Потомъ, забросивши окурокъ въ щелку, двинулся первымъ дѣломъ въ хозяйскую спальню. Вскрылъ коммодъ, долго и тщательно рылся въ немъ, наконецъ, употѣлъ, выпрямился, лихо ругнулся.
-- Окромя бѣлья ничего.
Забылъ дурень, что хозяева въ церковь ушли, все что подороже на себя нацѣпили.
Перешелъ въ столовую, занялся буфетомъ.
Работалъ не спѣша, казалось времени много. И не замѣтилъ какъ оно пробѣжало....
* * *
Степанъ Васильевичъ еще черезъ заборчикъ увидать, что сквозь ставень огонекъ просвѣчиваетъ. Мигомъ сообразилъ, сдалъ женѣ свяченные куличи и велѣлъ дожидаться на улицѣ, а самъ тихонько вошелъ въ калитку, на черномъ крыльцѣ разулся, не дыша ощупью пробрался черезъ темную кухню и заглянулъ въ столовую.

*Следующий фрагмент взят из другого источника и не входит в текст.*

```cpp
extern "C" int reed_label_cond(const int64_t* labels, const uint8_t* drop, int num_classes, int table_rows,
                               const float* table, const void* t_emb, int64_t* labels_out, float* c, void* silu_c,
                               int* err_flag, int B, int D, void* stream) {
  REED_CHECK_ARG(labels && table && t_emb && c && silu_c, "label_cond: null pointer");
  REED_CHECK_ARG(table_rows >= 1 && (!drop || num_classes < table_rows),
                 "label_cond: label dropout needs a null-class row (num_classes < table_rows)");
  REED_KLAUNCH(label_cond_kernel, dim3(cdiv(D, 256), B), dim3(256), 0, (hipStream_t)stream, labels, drop,
                     num_classes, table_rows, table, (const bf16*)t_emb, labels_out, c, (bf16*)silu_c, err_flag, D);
  REED_LAUNCH_CHECK();
  return REED_OK;
}

extern "C" int reed_label_cond_bwd(const float* dsilu_c, const float* c, const int64_t* labels_eff, void* dt_emb,
                                   float* dtable, int B, int D, void* stream) {
  REED_CHECK_ARG(dsilu_c && c && labels_eff && dt_emb && dtable, "label_cond_bwd: null pointer");
  REED_KLAUNCH(label_cond_bwd_kernel, dim3(cdiv(D, 256)), dim3(256), 0, (hipStream_t)stream, dsilu_c, c,
                     labels_eff, (bf16*)dt_emb, dtable, B, D);
  REED_LAUNCH_CHECK();
  return REED_OK;
}

extern "C" int reed_final_layer_fwd(const float* x, const void* shift, const void* scale, int64_t ldmod,
                                    const void* w, const void* bias, float* out, float* mean, float* rstd,
                                    int B, int T, int D, int C, int P, float eps, void* stream) {
  REED_CHECK_ARG(x && shift && scale && w && out, "final_layer_fwd: null pointer");
  REED_CHECK_ARG(D % 4 == 0 && D <= 256 * MAXV, "final_layer: D=%d unsupported", D);
  int G = (int)(sqrtf((float)T) + 0.5f);
  REED_CHECK_ARG(G * G == T, "final_layer: T=%d is not a square grid", T);
  const long wbytes = (long)P * P * C * D * sizeof(bf16);
  if (wbytes <= 64 * 1024 && (P * P * C * D) % 8 == 0 && ((uintptr_t)w % 16) == 0) {
    REED_KLAUNCH(final_fwd_lds_kernel, dim3(cdiv((long)B * T, FR)), dim3(256), (size_t)wbytes, (hipStream_t)stream, x,
                 (const bf16*)shift, (const bf16*)scale, (long)ldmod, (const bf16*)w, (const bf16*)bias, out, mean, rstd, B, T, D, C, P,
                 eps);
    REED_LAUNCH_CHECK();
    return REED_OK;
  }
  REED_KLAUNCH(final_fwd_kernel, dim3(cdiv((long)B * T, 4)), dim3(256), 0, (hipStream_t)stream, x,
                     (const bf16*)shift, (const bf16*)scale, (long)ldmod, (const bf16*)w, (const bf16*)bias, out, mean,
                     rstd, B, T, D, C, P, eps);
  REED_LAUNCH_CHECK();
  return REED_OK;
}

extern "C" int reed_final_layer_bwd_rows(const float* dout, const float* x, const float* mean, const float* rstd,
                                         const void* shift, const void* scale, int64_t ldmod, const void* w,
                                         void* hbuf, void* dlin, void* dh, int B, int T, int D, int C, int P,
                                         void* stream) {
  REED_CHECK_ARG(dout && x && mean && rstd && shift && scale && w && hbuf && dlin && dh, "final_layer_bwd_rows: null pointer");
  REED_CHECK_ARG(D % 4 == 0 && D <= 256 * MAXV, "final_layer: D=%d unsupported", D);
  REED_CHECK_ARG(B > 0 && T > 0, "final_layer_bwd_rows: bad B=%d T=%d", B, T);
  int G = (int)(sqrtf((float)T) + 0.5f);
  REED_CHECK_ARG(G * G == T, "final_layer_bwd_rows: T=%d is not a square grid", T);
  const int NO = P * P * C;
  const long wb = (long)NO * D * sizeof(bf16);
  if (wb + 4 * NO * (long)sizeof(float) <= 64 * 1024 && (NO * D) % 8 == 0 && ((uintptr_t)w % 16) == 0) {
    REED_KLAUNCH(final_bwd_rows_lds_kernel, dim3(cdiv((long)B * T, FR)), dim3(256), (size_t)(wb + 4 * NO * sizeof(float)),
                 (hipStream_t)stream, dout, x, mean, rstd, (const bf16*)shift, (const bf16*)scale, (long)ldmod, (const bf16*)w,
                 (bf16*)hbuf, (bf16*)dlin, (bf16*)dh, B, T, D, C, P);
    REED_LAUNCH_CHECK();
    return REED_OK;
  }
  REED_KLAUNCH(final_bwd_rows_kernel, dim3(cdiv((long)B * T, 4)), dim3(256), 4 * NO * sizeof(float),
                     (hipStream_t)stream, dout, x, mean, rstd, (const bf16*)shift, (const bf16*)scale, (long)ldmod,
                     (const bf16*)w, (bf16*)hbuf, (bf16*)dlin, (bf16*)dh, B, T, D, C, P);
  REED_LAUNCH_CHECK();
  return REED_OK;
}
```

reed_amd/ops.py:

```python
import contextlib
import ctypes

import math

import torch

from . import _lib

NT, NN, TN = 0, 1, 2
TN_TALL, TN_WIDE = 3, 4
(EPI_BF16, EPI_GELU, EPI_SILU, EPI_GATE_RES, EPI_DGELU, EPI_DSILU, EPI_F32, EPI_ADDF32_RB, EPI_ATOMIC_F32, EPI_QGELU,
 EPI_RES_BF16, EPI_GELU_ERF, EPI_LS_RES, EPI_BF16_DOT, EPI_GELU_G, EPI_SILU_G, EPI_MUL, EPI_SWIGLU) = range(18)
SWIGLU_GROUP = 8


def _p(t):
    if t is None:
        return None
    if isinstance(t, int):
        return t
    return t.data_ptr()


def _stream():
# ... 436 lines not shown
        return False
    _lib.check(rc, "reed_gemm", L)
    return True


def attention_bwd_ws_floats(B, T, H):
    return int(_lib.load(_PRECISION).reed_attention_bwd_ws_floats(B, T, H))


def qk_norm_fwd(qkv, qw, qb, kw, kb, out, stats, M, H, hd, eps=1e-5):
    _call("reed_qk_norm_fwd", _p(qkv), _p(qw), _p(qb), _p(kw), _p(kb), _p(out), _p(stats), M, H, hd, eps, _stream())


def qk_norm_part_floats(M, H, hd):
    return int(_lib.load().reed_qk_norm_bwd_part_floats(M, H, hd))


def qk_norm_bwd(dn, qkv, stats, qw, kw, dpre, part, M, H, hd):
    _call("reed_qk_norm_bwd", _p(dn), _p(qkv), _p(stats), _p(qw), _p(kw), _p(dpre), _p(part), M, H, hd, _stream())


def patch_embed_fwd(x, w, bias, pos, tokens, B, C, HW, P, D):
    _call("reed_patch_embed_fwd", _p(x), _p(w), _p(bias), _p(pos), _p(tokens), B, C, HW, P, D, _stream())


def patchify_bf16(x, out, B, C, HW, P, order):
    _call("reed_patchify_bf16", _p(x), _p(out), B, C, HW, P, order, _stream())


def smallk_ws_floats(Dw, KS):
    return int(_lib.load().reed_smallk_wgrad_ws_floats(Dw, KS))


def smallk_wgrad(wide, wide_is_f32, small, ws, out, colsum_wide, colsum_small, M, Dw, KS, layout, accumulate):
    _call("reed_smallk_wgrad", _p(wide), int(wide_is_f32), _p(small), _p(ws), _p(out), _p(colsum_wide),
          _p(colsum_small), M, Dw, KS, layout, int(accumulate), _stream())


def timestep_sinusoid(t, out, B, dim=256, max_period=10000.0):
    _call("reed_timestep_sinusoid", _p(t), _p(out), B, dim, max_period, _stream())


def label_cond(labels, drop, num_classes, table, t_emb, labels_out, c, silu_c, B, D, table_rows=None, err=None):
    if table_rows is None:
        table_rows = num_classes + 1
    _call("reed_label_cond", _p(labels), _p(drop), num_classes, table_rows, _p(table), _p(t_emb), _p(labels_out), _p(c),
          _p(silu_c), _p(err), B, D, _stream())


def label_cond_bwd(dsilu_c, c, labels_eff, dt_emb, dtable, B, D):
    _call("reed_label_cond_bwd", _p(dsilu_c), _p(c), _p(labels_eff), _p(dt_emb), _p(dtable), B, D, _stream())


def final_layer_fwd(x, shift, scale, ldmod, w, bias, out, mean, rstd, B, T, D, C, P, eps=1e-6):
    _call("reed_final_layer_fwd", _p(x), _p(shift), _p(scale), ldmod, _p(w), _p(bias), _p(out), _p(mean), _p(rstd),
          B, T, D, C, P, eps, _stream())


def final_layer_bwd_rows(dout, x, mean, rstd, shift, scale, ldmod, w, hbuf, dlin, dh, B, T, D, C, P):
    _call("reed_final_layer_bwd_rows", _p(dout), _p(x), _p(mean), _p(rstd), _p(shift), _p(scale), ldmod, _p(w),
          _p(hbuf), _p(dlin), _p(dh), B, T, D, C, P, _stream())


def clip_im2col(img, out, B, S, P, Kp):
    _call("reed_clip_im2col", _p(img), _p(out), B, S, P, Kp, _stream())


def clip_tokens(patches, cls, pos, out, B, T, D):
    _call("reed_clip_tokens", _p(patches), _p(cls), _p(pos), _p(out), B, T, D, _stream())


def ln_affine_bf16(x, w, b, out, M, D, eps=1e-5):
    _call("reed_ln_affine_bf16", _p(x), _p(w), _p(b), _p(out), M, D, eps, _stream())


def sample_posterior(moments, eps, out, B, half, scale, bias):
    _call("reed_sample_posterior", _p(moments), _p(eps), _p(out), B, half, float(scale), float(bias), _stream())


def interpolant(x, noise, t, xt, target, B, per, path_type):
    _call("reed_interpolant", _p(x), _p(noise), _p(t), _p(xt), _p(target), B, per, path_type, _stream())


def mse_fwd(out, target, loss, B, per):
    _call("reed_mse_fwd", _p(out), _p(target), _p(loss), B, per, _stream())


# ... 104 lines not shown
```

Before: 1338.

## Add faster kernels for small-K wgrad, label-cond backward, and final-layer forward

Adds three new kernels that become the default path: a small-K weight-gradient kernel with a double-buffered LDS stage and a register ring of wide rows, a label-conditioning backward that chains same-label samples so each table row is written by one thread instead of serial scatter, and a final-layer forward that holds the fp32 weight in up to 144 KiB of LDS, runs a persistent grid and reduces outputs across lanes with a shuffle butterfly. Form arguments keep the old kernels selectable. These are small ops in the SiT step, so the effect on the whole step is bounded, and the larger LDS use and bigger unrolled register footprint may lower occupancy.

```diff
diff --git a/include/reed_hip.h b/include/reed_hip.h
--- a/include/reed_hip.h
+++ b/include/reed_hip.h
@@ -78,15 +78,23 @@
 int reed_smallk_wgrad(const void* wide, int wide_is_f32, const void* small, float* ws, float* out,
                       float* colsum_wide, float* colsum_small, int M, int Dw, int KS, int layout,
                       int accumulate, void* stream);
+int reed_smallk_wgrad_form(const void* wide, int wide_is_f32, const void* small, float* ws, float* out,
+                           float* colsum_wide, float* colsum_small, int M, int Dw, int KS, int layout,
+                           int accumulate, int form, void* stream);
 int reed_timestep_sinusoid(const float* t, void* out, int B, int dim, float max_period, void* stream);
 int reed_label_cond(const int64_t* labels, const uint8_t* drop, int num_classes, int table_rows, const float* table,
                     const void* t_emb, int64_t* labels_out, float* c, void* silu_c, int* err_flag, int B, int D,
                     void* stream);
 int reed_label_cond_bwd(const float* dsilu_c, const float* c, const int64_t* labels_eff, void* dt_emb,
                         float* dtable, int B, int D, void* stream);
+int reed_label_cond_bwd_form(const float* dsilu_c, const float* c, const int64_t* labels_eff, void* dt_emb,
+                             float* dtable, int B, int D, int form, void* stream);
 int reed_final_layer_fwd(const float* x, const void* shift, const void* scale, int64_t ldmod,
                          const void* w, const void* bias, float* out, float* mean, float* rstd,
                          int B, int T, int D, int C, int P, float eps, void* stream);
+int reed_final_layer_fwd_form(const float* x, const void* shift, const void* scale, int64_t ldmod,
+                              const void* w, const void* bias, float* out, float* mean, float* rstd,
+                              int B, int T, int D, int C, int P, float eps, int form, void* stream);
 int reed_final_layer_bwd_rows(const float* dout, const float* x, const float* mean, const float* rstd,
                               const void* shift, const void* scale, int64_t ldmod, const void* w,
                               void* hbuf, void* dlin, void* dh, int B, int T, int D, int C, int P,
diff --git a/reed_amd/csrc/embed.hip b/reed_amd/csrc/embed.hip
--- a/reed_amd/csrc/embed.hip
+++ b/reed_amd/csrc/embed.hip
@@ -1,5 +1,6 @@
 #include "../../include/reed_hip.h"
 #include "common.hpp"
+#include <type_traits>
 
 namespace {
 
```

У стола стоялъ рыжій парень и увязывалъ въ скатерть окорокъ, яйца, колбасы.
Степанъ Васильевичъ тѣнью подошелъ къ вору, обхватилъ его сзади и крѣпко притиснулъ къ себѣ.

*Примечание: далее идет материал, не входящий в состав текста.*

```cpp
int eesen_comm_get_unique_id(char* id128) {
  return guard([&] {
    REQ_PTR(id128);
    ncclUniqueId id;
    EESEN_NCCL_CHECK(rccl().GetUniqueId(&id));
    std::memcpy(id128, id.internal, NCCL_UNIQUE_ID_BYTES);
  });
}
int eesen_comm_exchange(const char* addr, int port, int rank, int world, char* buf, int nbytes, int timeout_s) {
  return guard([&] { REQ_PTR(buf); comm_exchange(addr, port, rank, world, buf, nbytes, timeout_s); });
}
int eesen_comm_create(int device, const char* id128, int rank, int world, eesen_comm_t** out) {
  return guard([&] { REQ_PTR(id128); REQ_PTR(out); *out = new eesen_comm(device, id128, rank, world); });
}
int eesen_comm_create_tcp(int device, const char* addr, int port, int rank, int world, int timeout_s, eesen_comm_t** out) {
  return guard([&] {
    REQ_PTR(out);
    char id[NCCL_UNIQUE_ID_BYTES] = {0};
    if (rank == 0) {
      ncclUniqueId u;
      EESEN_NCCL_CHECK(rccl().GetUniqueId(&u));
      std::memcpy(id, u.internal, NCCL_UNIQUE_ID_BYTES);
    }
    comm_exchange(addr, port, rank, world, id, NCCL_UNIQUE_ID_BYTES, timeout_s);
    *out = new eesen_comm(device, id, rank, world);
  });
}
int eesen_comm_destroy(eesen_comm_t* comm) {
  return guard([&] { delete comm; });
}
int eesen_comm_info(eesen_comm_t* comm, int* rank, int* world) {
  return guard([&] { REQ_PTR(comm); if (rank) *rank = comm->rank; if (world) *world = comm->world; });
}
int eesen_comm_describe(eesen_comm_t* comm, char* json, int cap) {
  return guard([&] {
    REQ_PTR(comm); REQ_PTR(json);
    const std::string s = comm->describe();
    EESEN_REQUIRE(cap > (int)s.size(), EESEN_ERR_INVALID, "eesen_comm_describe: buffer too small (" + std::to_string(s.size() + 1) + " bytes needed)");
    std::memcpy(json, s.c_str(), s.size() + 1);
  });
}
int eesen_comm_allreduce_host(eesen_comm_t* comm, double* values, int n, int op) {
  return guard([&] { REQ_PTR(comm); REQ_PTR(values); comm->allreduce_host(values, n, op); });
}
int eesen_net_set_comm(eesen_net_t* net, eesen_comm_t* comm) {
  return guard([&] { REQ_PTR(net); net->set_comm(comm); });
}
int eesen_net_allreduce_grads(eesen_net_t* net, eesen_comm_t* comm) {
  return guard([&] { REQ_PTR(net); net->allreduce_grads(comm); });
}
int eesen_net_backpropagate_zero(eesen_net_t* net) {
  return guard([&] { REQ_PTR(net); net->backpropagate_zero(); });
}
int eesen_net_live_ranks(eesen_net_t* net, int* live) {
  return guard([&] { REQ_PTR(net); REQ_PTR(live); *live = net->live_ranks(); });
}
int eesen_net_bucket_order(eesen_net_t* net, int* layers_out, int cap, int* n) {
  return guard([&] {
    REQ_PTR(net); REQ_PTR(n);
    *n = (int)net->bucket_log.size();
    for (int i = 0; i < *n && i < cap && layers_out; ++i) layers_out[i] = net->bucket_log[i];
  });
}

}
```

eesen_amd/csrc/gemm.hip:

```cpp
#include <cstring>
#include <mutex>
#include <type_traits>

#include "kernels.h"

namespace eesen {
namespace {

constexpr int BM = 128, BN = 128, BK = 16, LDP = 4;
constexpr int NLD = BM * BK / 4 / 256;
constexpr int KQ_BITS = BK == 16 ? 2 : 3;
typedef float f32x16 __attribute__((ext_vector_type(16)));
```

Въ первую минуту воръ обомлѣлъ отъ испугу... Потомъ дернулся и началъ вырываться.
Хозяинъ, оглядѣвшись, увидалъ, что воръ безъ оружія, отпустилъ. Однако, на всякій случай, взялъ въ руку большой кухонный ножъ, остро отточенный для окорока... Приготовился воръ, встряхнулся, словно изъ воды вылѣзъ, обернулся, поглядѣлъ на хозяина.... Хозяинъ на вора... Помолчали...

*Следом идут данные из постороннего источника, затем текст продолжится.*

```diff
@@ -1224,10 +1400,23 @@
                                                                const float* __restrict__ kld, int nk, float free_bits, float inv_br, float anneal)
 {
     __shared__ float sh[2][1024];
-    const int tid = threadIdx.x, n = min(n_max, *n_dev);
+    const int tid = threadIdx.x, n_in = *n_dev;
     float sg = 0.f, sk = 0.f;
-    for (int i = tid; i < n; i += 1024) sg += loss_samp[i];
-    for (int i = tid; i < nk; i += 1024) sk += fmaxf(kld[i], free_bits);
+    for (int i0 = tid; i0 < nk; i0 += 16 * 1024) {
+        float v[16];
+#pragma unroll
+        for (int u = 0; u < 16; ++u) { const int i = i0 + u * 1024; v[u] = i < nk ? kld[i] : 0.f; }
+#pragma unroll
+        for (int u = 0; u < 16; ++u) if (i0 + u * 1024 < nk) sk += fmaxf(v[u], free_bits);
+    }
+    const int n = min(n_max, n_in);
+    for (int i0 = tid; i0 < n; i0 += 16 * 1024) {
+        float v[16];
+#pragma unroll
+        for (int u = 0; u < 16; ++u) { const int i = i0 + u * 1024; v[u] = i < n ? loss_samp[i] : 0.f; }
+#pragma unroll
+        for (int u = 0; u < 16; ++u) if (i0 + u * 1024 < n) sg += v[u];
+    }
     sh[0][tid] = sg; sh[1][tid] = sk;
     __syncthreads();
     for (int o = 512; o > 0; o >>= 1) {
```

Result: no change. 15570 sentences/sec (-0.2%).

Потомъ физіономіи у обоихъ осклабились, потомъ улыбнулись и вдругъ захохотали. Да какъ!.. Такъ что, отдуваясь, едва добрались до стульевъ присѣсть.
-- Хо-хо-хо! – завывалъ Степанъ Васильевичъ во всю свою здоровую глотку.
-- Гы-ы-ы...-- тянулъ низкимъ басомъ воръ.
-- Степка Клещъ!... Вотъ ты гдѣ!
-- Санька Висѣльникъ!... А я то думалъ....
-- Узналъ?...
-- Я какъ же! Вѣдь чай не мало вмѣстѣ работали!..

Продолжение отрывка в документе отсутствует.